DATASET RECORDS:
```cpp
int CC_API(cc_gemm_dact)(int32_t al, int32_t bl, const void* A, int32_t a_img, int32_t lda, const uint16_t* B, int32_t ldb, int32_t M, int32_t N, int32_t K,
                 void* C, int32_t c_img, int32_t ldc, const void* aux, int32_t act, void* x3, int64_t x3_bytes, void* stream) {
    if (!hook_operands_ok(al, bl, A, a_img, lda, B, ldb, M, N, K) || !C || !aux || !al16(C) || !al16(aux) || ldc < N || act < 1 || act > 3 ||
        !hook_c_img_ok(c_img, N))
        return CC_ERR_ARG;
    Call cx{S_(stream)};
    hook_scratch(cx, x3, x3_bytes);
    return gemm_dact(al, bl, ActIn(static_cast<const act_t*>(A), a_img), lda, B, ldb, M, N, K, Act(static_cast<act_t*>(C), c_img), ldc,
                     static_cast<const act_t*>(aux), act, cx);
}

int CC_API(cc_gemm_f32)(int32_t al, int32_t bl, const void* A, int32_t a_img, int32_t lda, const uint16_t* B, int32_t ldb, int32_t M, int32_t N, int32_t K,
                float* C, int32_t ldc, const float* bias, int32_t mode, float alpha, int32_t ksplit, void* x3, int64_t x3_bytes, void* stream) {
    if (!hook_operands_ok(al, bl, A, a_img, lda, B, ldb, M, N, K) || !C || !al16(C) || !al16(bias) || ldc < N || mode < 0 || mode > 2 || ksplit < 1 ||
        (bias && mode != 0))
        return CC_ERR_ARG;
    Call cx{S_(stream)};
    hook_scratch(cx, x3, x3_bytes);
    return gemm_f32out(al, bl, ActIn(static_cast<const act_t*>(A), a_img), lda, B, ldb, M, N, K, C, ldc, bias, mode, alpha, ksplit, cx);
}

int CC_API(cc_gemm_wgrad_split)(const void* X, int32_t x_img, int32_t ldx, const float* Y, int32_t ldy, int32_t Mw, int32_t Nw, int32_t K, float* dW,
                     int32_t ldw, float* scratch, void* x3, int64_t x3_bytes, void* stream) {
#if CC_OP == 2
    if (!X || !Y || !dW || !al16(X) || !al16(Y) || !al16(dW) || Mw <= 0 || Nw <= 0 || K <= 0 || x_img < 0 || (!x_img && ldx < Mw) || ldy < Nw || ldw < Nw)
        return CC_ERR_ARG;
    Call cx{S_(stream)};
    hook_scratch(cx, x3, x3_bytes);
    return gemm_wgrad(ActIn(static_cast<const act_t*>(X), x_img), ldx, Y, ldy, Mw, Nw, K, dW, ldw, scratch, cx);
#else
    (void)X; (void)x_img; (void)ldx; (void)Y; (void)ldy; (void)Mw; (void)Nw; (void)K; (void)dW; (void)ldw; (void)scratch; (void)x3; (void)x3_bytes; (void)stream;
    return CC_ERR_ARG;
#endif
}

}
```

clipcap_amd/csrc/gemm.hip.h:

```cpp
#pragma once
#include <cstdlib>
#include <type_traits>
#include "common.hip.h"
#include "gemm_api.h"

namespace CC_NS {

constexpr int G_BM = 128, G_BN = 128, G_BK = 64, G_THREADS = 256;
constexpr int G_TILE_BYTES = G_BM * G_BK * 2;
constexpr int G_EPI_LD = 68;

struct GemmShape {
    int M, N, K;
    int lda, ldb;
    int k_chunk;
    int group_m;
    int stagger;
    int flags = 0;
};

__device__ __forceinline__ int g_lds_off(int row, int chunk) {
    return row * 128 + (((chunk ^ (row >> 1) ^ ((row >> 4) & 3)) & 7) << 4);
}

// ... 1475 lines not shown
    __device__ __forceinline__ void bias8(int col, float (&b)[8]) const { load_bias8(bias, col, Ns, b); }
    __device__ __forceinline__ void fin(int row, int col, float (&v)[8], const float (&b)[8]) const {
        if (row >= M || col >= Ns) return;
#pragma unroll
        for (int e = 0; e < 8; e++) v[e] += b[e];
        act_st8(C + (size_t)row * ldc + col, v);
    }
};

struct EpiResid {
    float* out;
    const float* res;
    const float* bias;
    int ld, M, Ns;
    Drop drop;
    __device__ __forceinline__ void operator()(int row, int col, float (&v)[8]) const {
        if (row >= M || col >= Ns) return;
        const size_t o = (size_t)row * ld + col;
        const float4 r0 = *reinterpret_cast<const float4*>(res + o);
        const float4 r1 = *reinterpret_cast<const float4*>(res + o + 4);
        float4 b0 = make_float4(0, 0, 0, 0), b1 = b0;
        if (bias) {
            b0 = *reinterpret_cast<const float4*>(bias + col);
            b1 = *reinterpret_cast<const float4*>(bias + col + 4);
        }
        float y[8] = {v[0] + b0.x, v[1] + b0.y, v[2] + b0.z, v[3] + b0.w, v[4] + b1.x, v[5] + b1.y, v[6] + b1.z, v[7] + b1.w};
        if (drop.thresh) {
#pragma unroll
            for (int e = 0; e < 8; e += 2) {
                float m0, m1;
                drop_mul_pair(drop, (unsigned)o + e, m0, m1);
                y[e] *= m0; y[e + 1] *= m1;
            }
        }
        const float r[8] = {r0.x, r0.y, r0.z, r0.w, r1.x, r1.y, r1.z, r1.w};
        store_sum(o, r, y);
    }
    bool acc_init = false;
    __device__ __forceinline__ bool init_from_input() const { return acc_init; }
    __device__ __forceinline__ void init4(int row, int col, f32x4& a) const {
        if (row >= M || col >= Ns) return;
        const float4 r = *reinterpret_cast<const float4*>(res + (size_t)row * ld + col);
        a[0] = r.x; a[1] = r.y; a[2] = r.z; a[3] = r.w;
    }
    static constexpr bool kPre = true;
    __device__ __forceinline__ void pre4(int row, int col, f32x4& a) const {
        if (acc_init || row >= M || col >= Ns) return;
        const size_t o = (size_t)row * ld + col;
        const float4 r = *reinterpret_cast<const float4*>(res + o);
        if (drop.thresh) {
            float4 b = make_float4(0, 0, 0, 0);
            if (bias) b = *reinterpret_cast<const float4*>(bias + col);
            float m0, m1, m2, m3;
            drop_mul_pair(drop, (unsigned)o, m0, m1);
            drop_mul_pair(drop, (unsigned)o + 2, m2, m3);
            a[0] = r.x + m0 * (a[0] + b.x);
            a[1] = r.y + m1 * (a[1] + b.y);
            a[2] = r.z + m2 * (a[2] + b.z);
            a[3] = r.w + m3 * (a[3] + b.w);
            return;
        }
        a[0] += r.x; a[1] += r.y; a[2] += r.z; a[3] += r.w;
    }
    __device__ __forceinline__ void bias8(int col, float (&b)[8]) const { load_bias8(drop.thresh ? nullptr : bias, col, Ns, b); }
    __device__ __forceinline__ void fin(int row, int col, float (&v)[8], const float (&b)[8]) const {
        if (row >= M || col >= Ns) return;
        store_sum((size_t)row * ld + col, v, b);
    }
  private:
    __device__ __forceinline__ void store_sum(size_t o, const float (&x)[8], const float (&y)[8]) const {
        *reinterpret_cast<float4*>(out + o) = make_float4(x[0] + y[0], x[1] + y[1], x[2] + y[2], x[3] + y[3]);
        *reinterpret_cast<float4*>(out + o + 4) = make_float4(x[4] + y[4], x[5] + y[5], x[6] + y[6], x[7] + y[7]);
    }
};

struct EpiF32 {
    float* C;
    const float* bias;
    int ldc, M, Ns;
    int mode;
    float alpha;
    size_t zstride = 0;
    __device__ __forceinline__ void operator()(int row, int col, float (&v)[8]) const {
        if (row >= M || col >= Ns) return;
        float* p = C + (size_t)row * ldc + col + (mode == 3 ? blockIdx.z * zstride : 0);
        if (mode == 2) {
#pragma unroll
            for (int e = 0; e < 8; e++) __hip_atomic_fetch_add(p + e, alpha * v[e], __ATOMIC_RELAXED, __HIP_MEMORY_SCOPE_AGENT);
            return;
        }
        float4 o0 = make_float4(alpha * v[0], alpha * v[1], alpha * v[2], alpha * v[3]);
        float4 o1 = make_float4(alpha * v[4], alpha * v[5], alpha * v[6], alpha * v[7]);
        if (mode == 0 && bias) {
            const float4 b0 = *reinterpret_cast<const float4*>(bias + col);
            const float4 b1 = *reinterpret_cast<const float4*>(bias + col + 4);
            o0.x += b0.x; o0.y += b0.y; o0.z += b0.z; o0.w += b0.w; o1.x += b1.x; o1.y += b1.y; o1.z += b1.z; o1.w += b1.w;
        }
        if (mode == 1) {
            const float4 c0 = *reinterpret_cast<const float4*>(p);
            const float4 c1 = *reinterpret_cast<const float4*>(p + 4);
            o0.x += c0.x; o0.y += c0.y; o0.z += c0.z; o0.w += c0.w; o1.x += c1.x; o1.y += c1.y; o1.z += c1.z; o1.w += c1.w;
        }
        *reinterpret_cast<float4*>(p) = o0;
        *reinterpret_cast<float4*>(p + 4) = o1;
    }
    static constexpr bool kPre = true;
    __device__ __forceinline__ void pre4(int row, int col, f32x4& a) const {
        a[0] *= alpha; a[1] *= alpha; a[2] *= alpha; a[3] *= alpha;
        if (mode != 1 || row >= M || col >= Ns) return;
        const float4 c = *reinterpret_cast<const float4*>(C + (size_t)row * ldc + col);
        a[0] += c.x; a[1] += c.y; a[2] += c.z; a[3] += c.w;
    }
    __device__ __forceinline__ void bias8(int col, float (&b)[8]) const { load_bias8(mode == 0 ? bias : nullptr, col, Ns, b); }
    __device__ __forceinline__ void fin(int row, int col, float (&v)[8], const float (&b)[8]) const {
        if (row >= M || col >= Ns) return;
        float* p = C + (size_t)row * ldc + col + (mode == 3 ? blockIdx.z * zstride : 0);
        if (mode == 2) {
#pragma unroll
            for (int e = 0; e < 8; e++) __hip_atomic_fetch_add(p + e, v[e], __ATOMIC_RELAXED, __HIP_MEMORY_SCOPE_AGENT);
            return;
        }
        *reinterpret_cast<float4*>(p) = make_float4(v[0] + b[0], v[1] + b[1], v[2] + b[2], v[3] + b[3]);
        *reinterpret_cast<float4*>(p + 4) = make_float4(v[4] + b[4], v[5] + b[5], v[6] + b[6], v[7] + b[7]);
    }
};

template <int ACT = -1>
struct EpiDActT {
    act_t* C;
    const act_t* aux;
    int ldc, M, Ns;
    int act;
    int img = 0;
    __device__ __forceinline__ int act_() const { return ACT >= 0 ? ACT : act; }
    __device__ __forceinline__ void operator()(int row, int col, float (&v)[8]) const {
        if (row >= M || col >= Ns) return;
        const size_t o = (size_t)row * ldc + col;
        float a[8];
        act_ld8(aux + o, a);
        if (act_() == 1) {
#pragma unroll
            for (int e = 0; e < 8; e++) v[e] = a[e] > 0.f ? v[e] : 0.f;
        } else if (act_() == 3) {
#pragma unroll
            for (int e = 0; e < 8; e++) v[e] *= a[e];
        } else {
#pragma unroll
            for (int e = 0; e < 8; e++) v[e] *= gelu_new_grad(a[e]);
        }
        epi_store8(C, ldc, row, col, v, img);
    }
    typedef act_raw8 StripAux;
    __device__ __forceinline__ act_raw8 load_aux(int row, int col) const {
        return (row < M && col < Ns) ? act_ldraw8(aux + (size_t)row * ldc + col) : act_zero8();
    }
    __device__ __forceinline__ void operator()(int row, int col, float (&v)[8], const act_raw8& ax) const {
        if (row >= M || col >= Ns) return;
        float a[8];
        act_unpack8(ax, a);
        if (act_() == 1) {
#pragma unroll
            for (int e = 0; e < 8; e++) v[e] = a[e] > 0.f ? v[e] : 0.f;
        } else if (act_() == 3) {
#pragma unroll
            for (int e = 0; e < 8; e++) v[e] *= a[e];
        } else {
#pragma unroll
            for (int e = 0; e < 8; e++) v[e] *= gelu_new_grad(a[e]);
        }
        epi_store8(C, ldc, row, col, v, img);
    }
    static constexpr bool kPre = true;
    __device__ __forceinline__ void pre4(int row, int col, f32x4& a) const {
        if (row >= M || col >= Ns) return;
        float x[4];
        act_unpack4(act_ldraw4(aux + (size_t)row * ldc + col), x[0], x[1], x[2], x[3]);
#pragma unroll
        for (int e = 0; e < 4; e++) a[e] = act_() == 1 ? (x[e] > 0.f ? a[e] : 0.f) : (act_() == 3 ? a[e] * x[e] : a[e] * gelu_new_grad(x[e]));
    }
    __device__ __forceinline__ void bias8(int, float (&b)[8]) const {
#pragma unroll
        for (int e = 0; e < 8; e++) b[e] = 0.f;
    }
    __device__ __forceinline__ void fin(int row, int col, float (&v)[8], const float (&)[8]) const {
        if (row >= M || col >= Ns) return;
        epi_store8(C, ldc, row, col, v, img);
    }
};
using EpiDAct = EpiDActT<>;
template <class E> struct epi_is_dact { static constexpr bool value = false; };
template <int A> struct epi_is_dact<EpiDActT<A>> { static constexpr bool value = true; };

template <int LO, int HI>
__device__ __forceinline__ float xor_max(float m) {
#pragma unroll
    for (int d = LO; d <= HI; d <<= 1) m = fmaxf(m, __shfl_xor(m, d, 64));
    return m;
}
template <int LO, int HI>
__device__ __forceinline__ float xor_sum(float s) {
#pragma unroll
    for (int d = LO; d <= HI; d <<= 1) s += __shfl_xor(s, d, 64);
    return s;
}
__device__ __forceinline__ void row_stats8(int col, int V, const float (&v)[8], float& m, float& s) {
    m = -INFINITY;
#pragma unroll
    for (int e = 0; e < 8; e++)
        if (col + e < V) m = fmaxf(m, v[e]);
    m = xor_max<1, 4>(m);
    s = 0.f;
#pragma unroll
    for (int e = 0; e < 8; e++)
        if (col + e < V) s += __expf(v[e] - m);
    s = xor_sum<1, 4>(s);
}
template <bool ZERO_PAD, bool FAST>
__device__ __forceinline__ void row_stats_strip(int ca, int cb, int V, float (&va)[8], float (&vb)[8], float& m, float& s) {
    constexpr float L2E = 1.4426950408889634f;
    s = 0.f;
    if (FAST && __builtin_amdgcn_readfirstlane(ca | 63) < V) {
        m = fmaxf(fmaxf(fmaxf(va[0], va[1]), fmaxf(va[2], va[3])), fmaxf(fmaxf(va[4], va[5]), fmaxf(va[6], va[7])));
        m = fmaxf(m, fmaxf(fmaxf(fmaxf(vb[0], vb[1]), fmaxf(vb[2], vb[3])), fmaxf(fmaxf(vb[4], vb[5]), fmaxf(vb[6], vb[7]))));
        m = xor_max<16, 32>(m);
        const float ml = -m * L2E;
#pragma unroll
        for (int e = 0; e < 8; e++) s += __builtin_amdgcn_exp2f(fmaf(va[e], L2E, ml)) + __builtin_amdgcn_exp2f(fmaf(vb[e], L2E, ml));
    } else {
        m = -INFINITY;
#pragma unroll
        for (int e = 0; e < 8; e++) {
            if (ca + e >= V) { if (ZERO_PAD) va[e] = 0.f; } else m = fmaxf(m, va[e]);
            if (cb + e >= V) { if (ZERO_PAD) vb[e] = 0.f; } else m = fmaxf(m, vb[e]);
        }
        m = xor_max<16, 32>(m);
#pragma unroll
        for (int e = 0; e < 8; e++) {
            if (ca + e < V) s += __expf(va[e] - m);
            if (cb + e < V) s += __expf(vb[e] - m);
        }
    }
    s = xor_sum<16, 32>(s);
}
template <class E>
__device__ __forceinline__ void put_partials(const E& f, int row, int col, float m, float s) {
    const int blk = col >> 6;
    f.pmax[(size_t)row * f.npart + blk] = m;
    f.psum[(size_t)row * f.npart + blk] = (m == -INFINITY) ? 0.f : s;
}
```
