@@ -192,6 +204,9 @@
   int32_t f32_tiles_per_chunk = 0;
   int64_t f32_chunks_per_ch = 0;
   std::vector<int32_t> f32_chunk_first;
+  std::vector<int32_t> seed_first[3];
+  std::vector<double> seed_lane;
+  int32_t n_seed_ops = 0;
   int32_t lean_par = 0, lean_ops = 0;
   bool shortp = false;
   int32_t max_block_len = 0;
@@ -216,6 +231,7 @@
                      HostPlan& out, std::string& err);
 #define WFK_RETRY_STD 1
 int wfk_compile_blocks(const wfk_program* prog, const wfk_grid* grid, int nthreads, HostPlan& out, std::string& err);
+void wfk_seed_tables(HostPlan& H);
 
 struct ShortWin {
   int64_t rec0;
@@ -235,6 +251,7 @@
 
 int wfk_launch_sampler(const KArgs& a, int32_t n_channels, int out_kind, bool tlist, int ns,
                        bool lean, bool generic, bool direct, void* stream, std::string& err);
+int wfk_launch_seed_prepass(const KArgs& a, int32_t n_channels, int ns, double* tab, void* stream, std::string& err);
 int wfk_launch_short(const SArgs& a, int out_kind, void* stream, std::string& err);
 
 extern "C" {
diff --git a/waveforms_amd/csrc/wfk_kernels.hip b/waveforms_amd/csrc/wfk_kernels.hip
--- a/waveforms_amd/csrc/wfk_kernels.hip
+++ b/waveforms_amd/csrc/wfk_kernels.hip
@@ -1217,6 +1217,47 @@
   return c < a.n_chunks ? a.chunk_base + c : -1;
 }
 
+template <int N>
+__device__ __forceinline__ double seed_exp(double x) {
+  constexpr double inv_fact[17] = {1.0, 1.0, 1.0 / 2, 1.0 / 6, 1.0 / 24, 1.0 / 120, 1.0 / 720, 1.0 / 5040, 1.0 / 40320,
+                                   1.0 / 362880, 1.0 / 3628800, 1.0 / 39916800, 1.0 / 479001600, 1.0 / 6227020800.0,
+                                   1.0 / 87178291200.0, 1.0 / 1307674368000.0, 1.0 / 20922789888000.0};
+  double p = inv_fact[N];
+  WFK_EACH(N, i) p = __builtin_fma(p, x, inv_fact[N - 1 - i]); WFK_END
+  return p;
+}
+__device__ __attribute__((noinline)) void seed_from_table(const double* sb_, const double* lr_, const double* srec_, int sfl,
+                                                          double x0, int lane, double* st_) {
+  const double* const sb = reinterpret_cast<const double*>(uni64(reinterpret_cast<int64_t>(sb_)));
+  const double* const lr = reinterpret_cast<const double*>(uni64(reinterpret_cast<int64_t>(lr_)));
+  sfl = uni(sfl);
+  using LdsD = __attribute__((address_space(3))) double;
+  LdsD* st = (LdsD*)st_;
+  const LdsD* const srec = (const LdsD*)srec_;
+  if (sfl & WFK_FCE_HAS_CS) {
+    double c = cload<double>(sb, 0), s = cload<double>(sb, 8);
+    WFK_EACH(6, k)
+      const double pc = cload<double>(lr, 16 * k), ps = cload<double>(lr, 16 * k + 8);
+      if (lane & (1 << k)) {
+        const double t = c * ps;
+        c = c * pc;
+        c = __builtin_fma(-s, ps, c);
+        s = __builtin_fma(s, pc, t);
+      }
+    WFK_END
+    st[0] = c;
+    st[64] = s;
+    st += 128;
+  }
+  if (sfl & WFK_FCE_HAS_GR) {
+    const double l = (double)lane;
+    const double e2 = cload<double>(lr, 96), e3 = cload<double>(lr, 104), k1 = cload<double>(lr, 112), k0 = cload<double>(lr, 120);
+    const double e1 = __builtin_fma(k1, x0 - srec[WFK_FCE_SG], k0);
+    st[0] = cload<double>(sb, 16) * seed_exp<WFK_SEED_DEG_G>(__builtin_fma(e2, l, e1) * l);
+    st[64] = cload<double>(sb, 24) * seed_exp<WFK_SEED_DEG_R>(e3 * l);
+  }
+}
+
 template <typename T, bool CPLX, int NS, bool CORR, int FAM>
 #ifndef WFK_LEAN_WAVES
 #define WFK_LEAN_WAVES 3
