+struct SmoothBound { float tau, zfloor; bool ok; };
+__device__ __forceinline__ SmoothBound edge_filter_smooth_bound(const FrameDev& f, int W, int H, int of_by_one)
+{
+    const float fxf = (float)f.Kd[0], fyf = (float)f.Kd[1], cx = (float)f.Kd[2], cy = (float)f.Kd[3];
+    const float px = (float)f.rKd[0], py = (float)f.rKd[1];
+    const float xl = of_by_one ? (float)(W - 1) * f.sx : (float)(W - 1);
+    const float yl = of_by_one ? (float)(H - 1) * f.sy : (float)(H - 1);
+    const float U = fmaxf(fabsf(cx), fabsf(xl - cx)) * px, V = fmaxf(fabsf(cy), fabsf(yl - cy)) * py;
+    const float G1 = ((1.0f + U) * fxf + (1.0f + V) * fyf) + 1.0f;
+    const float rrho = __builtin_amdgcn_rsqf((1.0f + U * U) + V * V);
+    SmoothBound b;
+    b.tau = fminf(0.015625f, (44.0f * rrho - 1.0f) * __builtin_amdgcn_rcpf(G1));
+    b.zfloor = 1.01f * __builtin_amdgcn_exp2f(__builtin_amdgcn_logf((1e-13f * fxf) * fyf) * (1.0f / 3.0f));
+    b.ok = px > 0.0f && py > 0.0f && U <= 64.0f && V <= 64.0f && b.tau > 0.0f && b.zfloor > 0.0f;
+    if (!b.ok) { b.tau = -1.0f; b.zfloor = __builtin_inff(); }
+    return b;
+}
+
+__device__ __forceinline__ bool edge_filter_cell_smooth(const SmoothBound& b, float zA, float zB, float zC, float zD)
+{
+    const int iA = __float_as_int(zA), iB = __float_as_int(zB), iC = __float_as_int(zC), iD = __float_as_int(zD);
+    const float lo = __int_as_float(min(min(iA, iB), min(iC, iD))), hi = __int_as_float(max(max(iA, iB), max(iC, iD)));
+    return (int)(lo >= b.zfloor) & (int)(hi - lo <= b.tau * lo);
+}
+
+__device__ __forceinline__ void wave_lds_sync()
+{
+    __builtin_amdgcn_fence(__ATOMIC_RELEASE, "wavefront");
+    __builtin_amdgcn_wave_barrier();
+    __builtin_amdgcn_fence(__ATOMIC_ACQUIRE, "wavefront");
+}
+
 typedef uint32_t u32_unaligned_t __attribute__((aligned(1)));
+constexpr int kEdgeBandRows = 4;
+
+__device__ __forceinline__ void edge_filter_load_row(const uint8_t* row, int g, bool live, bool five, uint32_t (&w)[4])
+{
+    w[0] = w[1] = w[2] = w[3] = 0u;
+    if (live) {
+        const uint32_t* r = (const uint32_t*)row + 3 * g;
+        w[0] = r[0]; w[1] = r[1]; w[2] = r[2];
+        if (five) w[3] = r[3];
+    }
+}
+
+__device__ __forceinline__ void edge_filter_decode_row(const uint32_t (&w)[4], float mult, float scale, float (&z)[5])
+{
+    uint32_t p[5];
+    unpack4(w[0], w[1], w[2], *(uint32_t(*)[4])p);
+    p[4] = w[3] & 0xFFFFFFu;
+#pragma unroll
+    for (int q = 0; q < 5; ++q) z[q] = decode_z(code16_of(p[q]), mult, scale);
+}
+
 __global__ void __launch_bounds__(128) k_edge_filter4(const uint8_t* __restrict__ depth_rgb, size_t pitch, size_t stride,
                               const FrameDev* __restrict__ fp, int frame0, int W, int H, int of_by_one,
                               float sx, float sy,
                               uint8_t* __restrict__ tri_invalid, size_t tri_stride,
                               uint8_t* __restrict__ unused, size_t unused_stride)
 {
+    __shared__ float s_z[2][10][64];
+    __shared__ uint32_t s_item[2][256];
     const int g = blockIdx.x * blockDim.x + threadIdx.x;
-    const int i = blockIdx.y;
+    const int i0 = blockIdx.y * kEdgeBandRows;
     const int fr = blockIdx.z;
     const int j0 = 4 * g;
-    if (j0 >= W - 1 || i >= H - 1) return;
-    const uint32_t* r0 = (const uint32_t*)(depth_rgb + (size_t)(frame0 + fr) * stride + (size_t)i * pitch) + 3 * g;
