# mpetri/ans-large-alphabet

Hardware: AMD Instinct MI355X
Metric: encode+decode Mints/s (uint32), bit-exact vs CPU reference per block (higher is better)
Workload: dtype u32 symbols; ANS state carried as an exact f64 (integers below 2^53) in the encoder, u64 in the decoder; 1 GPU; ANSfold-1 on 268435456 uint32 per GPU, zipf20s1.2, blocks of 16384 ints, restart every 1024; codec=ANSfold-1, ints_per_gpu=268435456, distribution=zipf20s1.2, block_ints=16384, ckpt_interval=1024, seed=1234, multi_gpu=single GPU

## Files before the change

### ans_large_alphabet_amd/csrc/ansx.hip

```cpp
#include "../../include/ansx.h"

#include <hip/hip_runtime.h>
#include <dlfcn.h>
#include <rccl/rccl.h>

#include <algorithm>
#include <array>
#include <cmath>
#include <cstdio>
#include <cstdlib>
#include <cstring>
#include <deque>
#include <map>
#include <set>
#include <string>
#include <vector>

#include "ansx_kernels.h"
#include "ansx_rfold.h"
#include "ansx_model.h"
#include "ansx_fastmodel.h"
#include "ansx_gen.h"
#include "ansx_pa.h"
#include "ansx_intsparse.h"
// ... 22 lines not shown
    hipStream_t stream = nullptr;
    int last_hip = 0;
    bool profile = false;
    std::vector<ProfRec> recs;
    std::map<std::string, std::pair<double, u64>> acc;
    std::vector<std::string> order;
    DevBuf pre_work;
    DevBuf hist, hterm, sortF, sortSym, attS, prevS, attMeta, blk, table, tab32, scratch, misc, mapped, mostfreq,
        stage_in, stage_out, dec_s2s, dec_cum, dec_info, plain, rf_tmp, log2lut, pa_alpha, pa_info, pairs, lg2i, sizes, nearlist, force;
    u32* h_pin = nullptr;
    std::map<u64, u32> ns_hint;
    std::map<u64, u32> rf_hint;
    std::map<std::array<u64, 4>, ansx_container_header> hdr_cache;
    std::deque<std::array<u64, 4>> hdr_order;
    std::map<u32, DevBuf> geo;
    DevBuf geo_big;
    u32 geo_big_cap = 0;
    int last_gather_ranks = 0;
    std::set<u64> wide_hint;
    std::map<u64, u32> t_hint;
    const u32* cur_force = nullptr;
    const u32* cur_src = nullptr;
    bool used_pc = false;
    bool used_fast = false;
    u32 cur_nt = 0;
    u32 cur_rf_slots = 0;
    u32 cur_pa_distinct = 0;
    std::set<u64> int_sparse_hint;
    bool cur_int_sparse = false;
    u32 sp_retries = 0;
    bool sp_full_lds = false;
    ansx_encode_stats last = {};
    struct {
        bool table16_fixup = false;
        bool encode_gtab16 = false;
        bool parse_generic = false;
        bool parse_win = false;
        bool parse_fast = false;
        bool decode_table = false;
        bool no_stream_lds = false;
        int decode_mode = 0;
        u32 parse_stage_words = 0;
        bool model_fused = false;
        bool model_sync = false;
        bool use_pc = false;
        u32 pc_b_pairs = 2;
        u32 test_sp_bits = 0;
        bool fin_one_wave = false;
        bool no_big_geo = false;
        bool no_pc_auto = false;
        bool encode_mode2 = false;
        bool force_pc = false;
        bool no_pc = false;
        int decode_small_ring = 0;
        int decode_pair = 0;
        u32 pair_lds_limit = 0;
        u32 wide_at = 16;
        bool wide_restart = false;
        u32 ns_hint = 0;
        u32 t_hint = 0;
        bool no_fast_model = false;
        double near_band = ANSX_NEAR_BAND;
        bool near_flip = false;
        u32 cand_chains = 0;
        double fast_guard = ANSX_FAST_GUARD;
    } dbg;
};
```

WORK REQUIRED: Which lines of the records above contain the word "npart"? Show each of them.

ANSWER FOR THE TASK:
    f.pmax[(size_t)row * f.npart + blk] = m;
    f.psum[(size_t)row * f.npart + blk] = (m == -INFINITY) ? 0.f : s;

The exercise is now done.